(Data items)
_ _ _ _ _
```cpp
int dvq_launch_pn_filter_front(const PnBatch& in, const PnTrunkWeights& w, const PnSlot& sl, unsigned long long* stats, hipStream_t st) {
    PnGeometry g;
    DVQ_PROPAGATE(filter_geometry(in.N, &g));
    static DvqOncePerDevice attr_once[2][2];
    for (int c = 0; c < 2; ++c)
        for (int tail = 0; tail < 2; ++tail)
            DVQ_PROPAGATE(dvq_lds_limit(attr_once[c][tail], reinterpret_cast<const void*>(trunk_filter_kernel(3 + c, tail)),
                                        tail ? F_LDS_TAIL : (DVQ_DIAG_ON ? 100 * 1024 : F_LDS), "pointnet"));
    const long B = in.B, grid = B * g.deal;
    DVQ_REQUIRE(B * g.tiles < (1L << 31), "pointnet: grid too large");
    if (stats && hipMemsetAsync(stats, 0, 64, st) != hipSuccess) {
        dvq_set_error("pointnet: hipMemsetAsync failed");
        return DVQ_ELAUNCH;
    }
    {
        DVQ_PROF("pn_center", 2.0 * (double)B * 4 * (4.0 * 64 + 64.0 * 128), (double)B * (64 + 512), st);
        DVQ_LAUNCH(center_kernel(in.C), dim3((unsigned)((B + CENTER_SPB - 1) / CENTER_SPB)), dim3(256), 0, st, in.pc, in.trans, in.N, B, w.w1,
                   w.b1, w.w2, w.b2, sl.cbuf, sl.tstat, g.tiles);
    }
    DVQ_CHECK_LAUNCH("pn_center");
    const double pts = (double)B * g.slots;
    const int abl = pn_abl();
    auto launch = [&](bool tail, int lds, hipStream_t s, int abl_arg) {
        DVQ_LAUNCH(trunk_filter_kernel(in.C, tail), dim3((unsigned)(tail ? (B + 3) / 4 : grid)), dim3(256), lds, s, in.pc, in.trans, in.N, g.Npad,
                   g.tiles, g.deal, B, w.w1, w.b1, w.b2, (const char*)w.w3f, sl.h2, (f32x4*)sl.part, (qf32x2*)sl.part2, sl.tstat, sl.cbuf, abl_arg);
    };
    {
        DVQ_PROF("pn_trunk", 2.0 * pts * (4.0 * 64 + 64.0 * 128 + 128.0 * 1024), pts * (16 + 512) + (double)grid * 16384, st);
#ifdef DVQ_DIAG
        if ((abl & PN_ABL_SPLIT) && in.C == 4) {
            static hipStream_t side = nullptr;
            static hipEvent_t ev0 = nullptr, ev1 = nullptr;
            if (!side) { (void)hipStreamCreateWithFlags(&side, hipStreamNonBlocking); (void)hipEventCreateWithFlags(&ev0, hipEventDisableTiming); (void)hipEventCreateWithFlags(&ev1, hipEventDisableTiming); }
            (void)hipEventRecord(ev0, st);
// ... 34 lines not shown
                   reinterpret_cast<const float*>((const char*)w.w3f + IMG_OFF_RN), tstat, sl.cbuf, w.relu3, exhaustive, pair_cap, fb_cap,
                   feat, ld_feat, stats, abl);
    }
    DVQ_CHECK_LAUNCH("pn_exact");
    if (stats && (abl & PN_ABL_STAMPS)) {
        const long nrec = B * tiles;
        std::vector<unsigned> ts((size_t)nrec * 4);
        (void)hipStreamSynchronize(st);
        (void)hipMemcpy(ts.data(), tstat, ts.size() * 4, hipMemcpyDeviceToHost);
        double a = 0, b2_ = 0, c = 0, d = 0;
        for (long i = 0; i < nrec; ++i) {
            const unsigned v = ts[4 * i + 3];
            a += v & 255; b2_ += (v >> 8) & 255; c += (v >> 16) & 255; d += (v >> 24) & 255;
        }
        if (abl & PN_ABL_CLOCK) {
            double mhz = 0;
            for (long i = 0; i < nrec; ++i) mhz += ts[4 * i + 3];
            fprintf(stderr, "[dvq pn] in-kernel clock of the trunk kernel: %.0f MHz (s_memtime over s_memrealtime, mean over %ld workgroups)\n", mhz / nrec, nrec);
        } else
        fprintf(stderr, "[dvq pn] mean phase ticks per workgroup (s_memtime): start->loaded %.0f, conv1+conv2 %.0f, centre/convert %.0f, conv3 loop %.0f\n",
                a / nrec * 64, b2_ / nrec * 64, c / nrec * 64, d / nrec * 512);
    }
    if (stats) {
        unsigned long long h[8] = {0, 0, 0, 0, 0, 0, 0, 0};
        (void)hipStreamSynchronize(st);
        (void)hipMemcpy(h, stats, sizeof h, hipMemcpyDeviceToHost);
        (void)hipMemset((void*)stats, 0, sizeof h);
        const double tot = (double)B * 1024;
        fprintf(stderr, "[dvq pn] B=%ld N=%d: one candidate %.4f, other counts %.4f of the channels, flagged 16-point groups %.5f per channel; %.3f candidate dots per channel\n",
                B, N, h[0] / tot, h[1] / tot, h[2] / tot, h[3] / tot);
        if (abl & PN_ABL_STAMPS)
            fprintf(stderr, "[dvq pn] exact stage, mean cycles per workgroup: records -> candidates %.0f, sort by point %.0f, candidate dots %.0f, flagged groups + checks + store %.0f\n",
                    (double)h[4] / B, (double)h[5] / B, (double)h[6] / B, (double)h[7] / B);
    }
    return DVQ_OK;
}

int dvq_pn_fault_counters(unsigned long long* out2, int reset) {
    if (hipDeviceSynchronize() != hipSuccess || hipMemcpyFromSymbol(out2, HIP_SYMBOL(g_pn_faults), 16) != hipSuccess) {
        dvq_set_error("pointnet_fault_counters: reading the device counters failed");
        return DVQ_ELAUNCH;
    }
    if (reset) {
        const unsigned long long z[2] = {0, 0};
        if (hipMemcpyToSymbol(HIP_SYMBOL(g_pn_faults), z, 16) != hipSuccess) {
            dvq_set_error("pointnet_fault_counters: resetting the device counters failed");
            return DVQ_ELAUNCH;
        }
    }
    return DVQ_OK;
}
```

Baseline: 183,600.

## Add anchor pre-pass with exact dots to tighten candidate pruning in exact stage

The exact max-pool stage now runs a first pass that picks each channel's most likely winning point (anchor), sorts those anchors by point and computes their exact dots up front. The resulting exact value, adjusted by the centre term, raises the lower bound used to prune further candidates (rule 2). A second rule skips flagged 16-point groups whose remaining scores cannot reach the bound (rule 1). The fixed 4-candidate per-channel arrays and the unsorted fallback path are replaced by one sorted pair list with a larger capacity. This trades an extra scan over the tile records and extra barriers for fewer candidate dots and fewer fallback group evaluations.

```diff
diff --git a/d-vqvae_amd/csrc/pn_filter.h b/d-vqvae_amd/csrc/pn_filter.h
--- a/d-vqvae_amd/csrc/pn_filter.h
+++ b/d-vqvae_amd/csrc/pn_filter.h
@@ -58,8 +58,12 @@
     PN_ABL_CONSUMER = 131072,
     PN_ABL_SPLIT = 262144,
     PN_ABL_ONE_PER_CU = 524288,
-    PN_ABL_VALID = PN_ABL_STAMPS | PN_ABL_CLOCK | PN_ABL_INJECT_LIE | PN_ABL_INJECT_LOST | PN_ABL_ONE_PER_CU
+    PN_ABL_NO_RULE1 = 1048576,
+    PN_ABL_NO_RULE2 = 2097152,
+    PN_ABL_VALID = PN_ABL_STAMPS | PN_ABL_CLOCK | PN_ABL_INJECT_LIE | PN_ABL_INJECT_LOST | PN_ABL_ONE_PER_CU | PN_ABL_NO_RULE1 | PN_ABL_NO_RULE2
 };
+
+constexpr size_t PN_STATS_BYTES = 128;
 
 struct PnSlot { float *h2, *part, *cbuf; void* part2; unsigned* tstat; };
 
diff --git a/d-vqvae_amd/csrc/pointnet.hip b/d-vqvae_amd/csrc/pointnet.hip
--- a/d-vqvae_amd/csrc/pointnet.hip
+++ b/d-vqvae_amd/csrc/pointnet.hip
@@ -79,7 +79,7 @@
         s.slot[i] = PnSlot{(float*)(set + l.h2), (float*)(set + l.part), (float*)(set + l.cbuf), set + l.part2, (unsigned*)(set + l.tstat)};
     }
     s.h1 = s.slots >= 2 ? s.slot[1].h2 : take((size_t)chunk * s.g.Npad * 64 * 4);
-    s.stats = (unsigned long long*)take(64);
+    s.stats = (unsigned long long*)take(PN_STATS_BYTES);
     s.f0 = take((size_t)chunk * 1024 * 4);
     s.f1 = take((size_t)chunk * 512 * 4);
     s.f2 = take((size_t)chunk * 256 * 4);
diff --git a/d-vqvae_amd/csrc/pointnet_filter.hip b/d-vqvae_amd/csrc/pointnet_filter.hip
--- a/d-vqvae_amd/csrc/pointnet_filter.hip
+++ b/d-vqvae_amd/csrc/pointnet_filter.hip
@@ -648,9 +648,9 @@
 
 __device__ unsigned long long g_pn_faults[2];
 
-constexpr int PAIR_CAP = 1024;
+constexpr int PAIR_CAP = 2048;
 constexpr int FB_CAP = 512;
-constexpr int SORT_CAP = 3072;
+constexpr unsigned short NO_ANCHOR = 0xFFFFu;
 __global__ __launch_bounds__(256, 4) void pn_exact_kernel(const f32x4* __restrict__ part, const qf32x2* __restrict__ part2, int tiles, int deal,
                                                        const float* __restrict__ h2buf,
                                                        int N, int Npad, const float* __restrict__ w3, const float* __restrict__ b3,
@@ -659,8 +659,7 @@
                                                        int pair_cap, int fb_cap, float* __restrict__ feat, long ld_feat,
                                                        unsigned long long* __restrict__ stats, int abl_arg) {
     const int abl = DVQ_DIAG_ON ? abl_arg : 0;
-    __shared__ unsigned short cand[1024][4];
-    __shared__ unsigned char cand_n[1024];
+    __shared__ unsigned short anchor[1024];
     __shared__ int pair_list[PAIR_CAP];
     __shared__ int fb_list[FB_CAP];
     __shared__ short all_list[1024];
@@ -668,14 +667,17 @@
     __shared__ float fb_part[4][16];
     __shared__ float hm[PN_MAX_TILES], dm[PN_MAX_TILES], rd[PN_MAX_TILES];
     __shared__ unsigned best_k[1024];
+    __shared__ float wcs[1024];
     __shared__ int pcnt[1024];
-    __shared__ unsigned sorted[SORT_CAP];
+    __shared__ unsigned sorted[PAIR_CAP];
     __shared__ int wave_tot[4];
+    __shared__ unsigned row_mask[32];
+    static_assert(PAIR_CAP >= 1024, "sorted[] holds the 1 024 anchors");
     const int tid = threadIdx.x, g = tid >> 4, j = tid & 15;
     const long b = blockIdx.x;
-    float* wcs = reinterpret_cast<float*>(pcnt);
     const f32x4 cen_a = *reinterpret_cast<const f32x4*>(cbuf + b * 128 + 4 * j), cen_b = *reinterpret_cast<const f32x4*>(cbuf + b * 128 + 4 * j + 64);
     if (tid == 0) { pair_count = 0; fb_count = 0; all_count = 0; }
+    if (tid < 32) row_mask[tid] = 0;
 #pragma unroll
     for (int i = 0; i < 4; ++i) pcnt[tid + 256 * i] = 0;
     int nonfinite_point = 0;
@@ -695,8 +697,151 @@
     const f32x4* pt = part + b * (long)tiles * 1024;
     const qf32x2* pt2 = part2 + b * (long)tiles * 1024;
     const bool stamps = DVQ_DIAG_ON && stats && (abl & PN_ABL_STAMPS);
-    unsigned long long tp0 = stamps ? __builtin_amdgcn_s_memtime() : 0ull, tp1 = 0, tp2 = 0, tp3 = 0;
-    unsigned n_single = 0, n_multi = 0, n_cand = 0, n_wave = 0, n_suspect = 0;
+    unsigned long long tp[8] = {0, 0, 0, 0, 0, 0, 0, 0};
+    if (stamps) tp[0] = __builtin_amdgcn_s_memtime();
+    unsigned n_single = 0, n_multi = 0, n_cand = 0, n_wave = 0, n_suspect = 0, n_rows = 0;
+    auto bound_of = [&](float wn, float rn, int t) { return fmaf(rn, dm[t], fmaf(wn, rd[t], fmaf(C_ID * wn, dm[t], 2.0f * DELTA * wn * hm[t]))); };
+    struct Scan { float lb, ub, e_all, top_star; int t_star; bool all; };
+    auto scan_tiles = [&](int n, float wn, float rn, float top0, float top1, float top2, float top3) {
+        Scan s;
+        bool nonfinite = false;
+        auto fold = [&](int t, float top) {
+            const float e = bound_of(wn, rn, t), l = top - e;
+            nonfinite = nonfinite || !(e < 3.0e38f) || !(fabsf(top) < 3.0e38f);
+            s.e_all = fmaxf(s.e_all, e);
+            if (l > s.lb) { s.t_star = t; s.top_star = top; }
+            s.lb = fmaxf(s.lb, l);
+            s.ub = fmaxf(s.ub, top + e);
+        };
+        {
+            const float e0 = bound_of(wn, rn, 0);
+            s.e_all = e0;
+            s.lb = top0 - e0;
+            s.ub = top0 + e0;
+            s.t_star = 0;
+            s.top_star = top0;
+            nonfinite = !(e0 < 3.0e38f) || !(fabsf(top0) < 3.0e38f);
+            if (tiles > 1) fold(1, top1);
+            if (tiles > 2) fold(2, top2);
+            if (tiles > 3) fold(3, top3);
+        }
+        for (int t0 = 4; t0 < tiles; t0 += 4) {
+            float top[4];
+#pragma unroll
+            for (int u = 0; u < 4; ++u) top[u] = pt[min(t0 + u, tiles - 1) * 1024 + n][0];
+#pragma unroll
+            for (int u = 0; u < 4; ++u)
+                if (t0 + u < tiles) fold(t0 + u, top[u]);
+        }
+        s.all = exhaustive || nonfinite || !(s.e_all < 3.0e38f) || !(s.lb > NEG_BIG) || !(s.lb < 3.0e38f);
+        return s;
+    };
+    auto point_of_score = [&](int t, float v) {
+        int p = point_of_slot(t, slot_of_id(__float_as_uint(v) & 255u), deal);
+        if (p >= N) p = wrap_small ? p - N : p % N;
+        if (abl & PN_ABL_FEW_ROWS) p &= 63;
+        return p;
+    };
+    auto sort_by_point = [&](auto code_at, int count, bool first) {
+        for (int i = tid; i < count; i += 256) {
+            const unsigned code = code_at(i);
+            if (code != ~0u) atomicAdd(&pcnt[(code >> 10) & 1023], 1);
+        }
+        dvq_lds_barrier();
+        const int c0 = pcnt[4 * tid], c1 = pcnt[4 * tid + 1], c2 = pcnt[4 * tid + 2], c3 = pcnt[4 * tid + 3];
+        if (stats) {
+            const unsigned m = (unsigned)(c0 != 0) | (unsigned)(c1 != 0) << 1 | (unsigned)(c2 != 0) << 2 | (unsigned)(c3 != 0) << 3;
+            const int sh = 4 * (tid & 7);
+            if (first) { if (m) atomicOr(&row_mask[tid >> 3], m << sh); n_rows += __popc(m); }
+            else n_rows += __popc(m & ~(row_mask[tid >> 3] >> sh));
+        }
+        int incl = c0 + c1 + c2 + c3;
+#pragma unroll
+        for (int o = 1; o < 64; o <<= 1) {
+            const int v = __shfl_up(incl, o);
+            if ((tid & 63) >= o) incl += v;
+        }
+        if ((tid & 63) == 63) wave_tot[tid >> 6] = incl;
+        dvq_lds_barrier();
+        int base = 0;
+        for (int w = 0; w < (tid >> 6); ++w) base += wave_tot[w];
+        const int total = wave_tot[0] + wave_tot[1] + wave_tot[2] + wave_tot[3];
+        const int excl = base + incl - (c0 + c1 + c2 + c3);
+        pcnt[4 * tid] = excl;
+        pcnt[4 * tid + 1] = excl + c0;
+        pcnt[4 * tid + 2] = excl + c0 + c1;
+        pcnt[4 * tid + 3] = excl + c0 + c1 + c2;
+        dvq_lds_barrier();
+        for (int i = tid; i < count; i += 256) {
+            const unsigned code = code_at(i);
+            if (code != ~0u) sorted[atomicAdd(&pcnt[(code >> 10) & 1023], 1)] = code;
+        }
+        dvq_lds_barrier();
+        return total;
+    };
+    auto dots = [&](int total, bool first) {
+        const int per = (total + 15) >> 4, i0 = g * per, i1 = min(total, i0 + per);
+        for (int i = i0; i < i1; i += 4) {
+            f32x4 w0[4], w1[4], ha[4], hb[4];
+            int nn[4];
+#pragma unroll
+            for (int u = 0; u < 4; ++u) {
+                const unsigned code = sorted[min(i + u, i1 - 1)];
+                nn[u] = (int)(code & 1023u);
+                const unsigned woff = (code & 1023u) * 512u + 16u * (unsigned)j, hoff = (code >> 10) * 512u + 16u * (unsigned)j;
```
_ _ _ _ _
◆ **Your task**: Gather from the entries above all lines that include the string "records".

◆ **Completed task**:
            fprintf(stderr, "[dvq pn] exact stage, mean cycles per workgroup: records -> candidates %.0f, sort by point %.0f, candidate dots %.0f, flagged groups + checks + store %.0f\n",
The exact max-pool stage now runs a first pass that picks each channel's most likely winning point (anchor), sorts those anchors by point and computes their exact dots up front. The resulting exact value, adjusted by the centre term, raises the lower bound used to prune further candidates (rule 2). A second rule skips flagged 16-point groups whose remaining scores cannot reach the bound (rule 1). The fixed 4-candidate per-channel arrays and the unsorted fallback path are replaced by one sorted pair list with a larger capacity. This trades an extra scan over the tile records and extra barriers for fewer candidate dots and fewer fallback group evaluations.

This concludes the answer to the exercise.